Xi consolidates hold on Party; Appoints new provincial Chiefs
Less than a week after he took over as new leader of Communist Party of China, Xi Jinping began carrying out reshuffle of provincial Party officials.
Beijing: Less than a week after he took over as the new leader of the ruling Communist Party of China, Xi Jinping began carrying out reshuffle of provincial Party officials, including the Chongqing city headed by disgraced party leader Bo Xilai and country`s biggest city Shanghai.
Xi began the reshuffle with the appointment of former Agricultural Minister Sun Zhengcai, 49 as the new Party Chief of 33 million people strong Chongqing, which acquired notoriety after Bo`s disgraceful exit.
Sun, who has no princeling tag and worked in rural areas, would replace outgoing chief Zhang Dejiang recently promoted to the seven member Politburo Standing Committee headed by Xi, which rules the country.

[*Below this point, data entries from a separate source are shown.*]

@@ -316,18 +349,28 @@
   if ((rc = dev_upload(b, hb.poly_tend, (const double**)&b->poly_tend0))) return rc;
   if ((rc = dev_upload(b, hb.phase_tend, (const double**)&b->phase_tend0))) return rc;
   if ((rc = dev_upload(b, hb.ent_col, (const int**)&b->ent_col0))) return rc;
-  if ((rc = dev_upload(b, hb.poly_T, (const double**)&D.poly_Tt))) return rc;
-  if ((rc = dev_upload(b, hb.poly_tend, (const double**)&D.poly_tendt))) return rc;
 #undef UPM
 #undef UP
   const size_t B = hb.B, nm = B * hb.n_max, mm = B * hb.m_max;
 #define AL(field, cnt) if ((rc = dev_alloc(b, (cnt), &D.field))) return rc;
-  AL(x, nm) AL(xt, nm) AL(jty, nm) AL(unobs, nm) AL(dx, nm) AL(grad, nm) AL(g, mm) AL(gt, mm) AL(Jv, B * hb.slots_max) AL(rflag, mm)
-  AL(sc, mm) AL(dL, mm) AL(dU, mm) AL(s, mm) AL(y, mm) AL(zL, mm) AL(zU, mm) AL(ds, mm) AL(dy, mm) AL(dzL, mm) AL(dzU, mm)
   int dev = 0, sms = 0, smem_max = 0;
   CHD_CUDA(cudaGetDevice(&dev));
   CHD_CUDA(cudaDeviceGetAttribute(&sms, cudaDevAttrMultiProcessorCount, dev));
   CHD_CUDA(cudaDeviceGetAttribute(&smem_max, cudaDevAttrMaxSharedMemoryPerBlockOptin, dev));
+  b->sms = sms;
+  b->iter = chd_iter_form(hb.n_max, smem_max);
+  CHD_CUDA(cudaFuncSetAttribute(b->iter.linesearch, cudaFuncAttributeMaxDynamicSharedMemorySize, (int)b->iter.smem_ls));
+  for (int T = 1; T <= CHD_LS_TMAX; ++T) {
+    cudaLaunchAttribute attr;
+    const cudaLaunchConfig_t cfg = ls_config(b, T, &attr);
+    CHD_CUDA(cudaOccupancyMaxActiveClusters(&b->ls_clusters[T], (void*)b->iter.linesearch, &cfg));
+    if (b->ls_clusters[T] > 0) b->ls_tmax = T;
+  }
+  const size_t nt = (size_t)b->ls_tmax;
+  AL(poly_Tt, nt * B * hb.S * hb.Pmax) AL(poly_tendt, nt * B * hb.S * hb.Pmax)
+  AL(x, nm) AL(xt, nt * nm) AL(jty, nm) AL(unobs, nm) AL(dx, nm) AL(grad, nm) AL(g, mm) AL(gt, nt * mm) AL(Jv, B * hb.slots_max)
+  AL(rflag, mm) AL(sc, mm) AL(dL, mm) AL(dU, mm) AL(s, mm) AL(y, mm) AL(zL, mm) AL(zU, mm) AL(ds, mm) AL(dy, mm) AL(dzL, mm)
+  AL(dzU, mm)
   cudaFuncAttributes fa_kkt, fa_gwin;
   CHD_CUDA(cudaFuncGetAttributes(&fa_kkt, chd_k_kkt));
   CHD_CUDA(cudaFuncGetAttributes(&fa_gwin, chd_k_kkt_gwin));
@@ -343,7 +386,6 @@
 #undef AL
   if ((rc = dev_upload(b, hb.x0, (const double**)&b->d_x0))) return rc;
   CHD_CUDA(cudaMemcpyAsync(D.x, b->d_x0, nm * sizeof(double), cudaMemcpyDeviceToDevice, b->stream));
-  b->iter = chd_iter_form(hb.n_max, smem_max);
   if (P.status == CHD_KKT_TOO_WIDE_COMPACT || P.status == CHD_KKT_TOO_WIDE_PAIRS) {
     fprintf(stderr, "libchd: band + border too wide for the %s (Q=%d nbt=%d)\n",
             P.status == CHD_KKT_TOO_WIDE_COMPACT ? "compacted update loop" : "pair tables", P.Q, P.nbt);
@@ -355,7 +397,6 @@
   }
   CHD_CUDA(cudaFuncSetAttribute(b->iter.eval, cudaFuncAttributeMaxDynamicSharedMemorySize, (int)b->iter.smem_eval));
   CHD_CUDA(cudaFuncSetAttribute(P.win_smem ? chd_k_kkt : chd_k_kkt_gwin, cudaFuncAttributeMaxDynamicSharedMemorySize, (int)b->smem_kkt));
-  CHD_CUDA(cudaFuncSetAttribute(b->iter.linesearch, cudaFuncAttributeMaxDynamicSharedMemorySize, (int)b->iter.smem_ls));
   const size_t stride = 6 + 7 * (size_t)hb.n_ee_max;
   CHD_CUDA(cudaMallocAsync((void**)&b->d_samples, B * hb.fo_max * stride * sizeof(double), b->stream));
   CHD_CUDA(cudaMallocAsync((void**)&b->d_frames, B * sizeof(int), b->stream));
@@ -603,6 +644,11 @@
   b->launches++;
   return 0;
 }
+int chd_phys_set_ls_trials(chd_phys_batch* b, int32_t trials) {
+  if (!b || b->host_only || trials < 0 || trials > b->ls_tmax) return -1;
+  b->ls_pin = trials;
+  return 0;
+}
 int chd_phys_set_timing(chd_phys_batch* b, int enable) {
   if (!b) return -1;
   b->timing = enable;
diff --git a/contact-human-dynamics_b200/csrc/chd_dev.h b/contact-human-dynamics_b200/csrc/chd_dev.h
--- a/contact-human-dynamics_b200/csrc/chd_dev.h
+++ b/contact-human-dynamics_b200/csrc/chd_dev.h
@@ -109,6 +109,7 @@
 #define CHD_DW_INC 4.0
 #define CHD_DW_DEC 3.0
 #define CHD_MAX_BACKTRACK 25
+#define CHD_LS_TMAX 8
 #define CHD_GAMMA_THETA 1e-5
 #define CHD_GAMMA_PHI 1e-5
 #define CHD_S_PHI 2.3
diff --git a/contact-human-dynamics_b200/csrc/chd_eval.cuh b/contact-human-dynamics_b200/csrc/chd_eval.cuh
--- a/contact-human-dynamics_b200/csrc/chd_eval.cuh
+++ b/contact-human-dynamics_b200/csrc/chd_eval.cuh
@@ -608,14 +608,25 @@
       continue;
     }
     const int s = kind == 0 ? chd_sp_motion(ee) : chd_sp_force(n_ee, ee);
+    const int np = h->sp_npoly[s], xo = h->dur_xoff[ee];
+    const int* pph = c.poly_ph + (size_t)s * c.Pmax;
     double t = 0.0;
-    for (int j = 0; j < h->sp_npoly[s]; ++j) {
-      const int info = c.poly_ph[(size_t)s * c.Pmax + j];
-      const int ph = info & 4095, npol = info >> 20;
-      const double Tj = (ph < P - 1 ? x[h->dur_xoff[ee] + ph] : last) / npol;
-      t += Tj;
-      polyT[(size_t)s * c.Pmax + j] = Tj;
-      polyTend[(size_t)s * c.Pmax + j] = t;
+    for (int j0 = 0; j0 < np; j0 += 8) {
+      double Tj[8];
+#pragma unroll
+      for (int u = 0; u < 8; ++u) {
+        if (j0 + u >= np) break;
+        const int info = pph[j0 + u];
+        const int ph = info & 4095, npol = info >> 20;
+        Tj[u] = (ph < P - 1 ? x[xo + ph] : last) / npol;
+      }
+#pragma unroll
+      for (int u = 0; u < 8; ++u) {
+        if (j0 + u >= np) break;
+        t += Tj[u];
+        polyT[(size_t)s * c.Pmax + j0 + u] = Tj[u];
+        polyTend[(size_t)s * c.Pmax + j0 + u] = t;
+      }
     }
   }
 }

Sun, a more down to earth activist, was expected to carry out people friendly policies in the city still enamoured by Bo, who despite his despotic style of functioning modernised the city by systematically cracking down on the local mafias.
Bo also cultivated the image of a pro-poor leader playing up on Mao Zedong`s legacy.
In Chinese politics, provincial Chief of the Party wielded enormous amount of power in their respective places as they functioned as political and administrative heads of the area.
Xi also appointed Han Zheng as Chief of Shanghai, which he headed before becoming Vice President.
Han replaces Yu Zhengsheng, who was appointed to the Standing Committee of the Politburo. Born in 1954, Han is currently also mayor of Shanghai.
The new appointments followed as Xi consolidated his hold over the Party after taking over as General Secretary and Military Chief from outgoing leader Hu Jintao.
Xi will formally take over as President in March next year when Hu completely retires along with Premier Wen Jiabao and other leaders.
Two days ago, Xi consolidated his hold on the administration by down grading the post of Internal Security Chief from Standing Committee member to a politburo member.
He appointed Meng Jianzhu, the Minister of Public Security, replacing Zhou Yangkong, the member of the erstwhile Standing Committee who was regarded as supporter of Bo.
Also with a budget of USD 110 billion, internal security portfolio emerged as the most powerful as it had bigger budget than the USD 100 billion defence spending.
Meng functioned under the Standing Committee making him less powerful than his predecessor.
Xi is expected to consolidate his hold on the party further with more appointments in the coming weeks.
He also laid an emphasis on rooting out corruption.
In his speech to 24 members of the Political Bureau, Xi asked Party leaders, especially high-ranking ones, to build a clean government, show self-discipline and restrain their relatives and associates.
"A large number of facts show that corruption could kill the Party and ruin the country, if it were to become increasingly severe, and we must be vigilant," he said.
He asked officials to learn from the experiences of other countries, where "corruption has played a big role in conflicts that grew over lengthy periods, and it has led to popular discontent, social unrest and the overthrow of the political power".
"There have been serious breaches of discipline in the Party in recent years. Some of these cases were very bad, and they have had a terrible, appalling political impact," he said.
Besides Bo, some high-ranking officials have fallen from power in recent years because of corruption including former minister of railways Liu Zhijun and former Shenzhen mayor Xu Zongheng, state-run China Daily reported.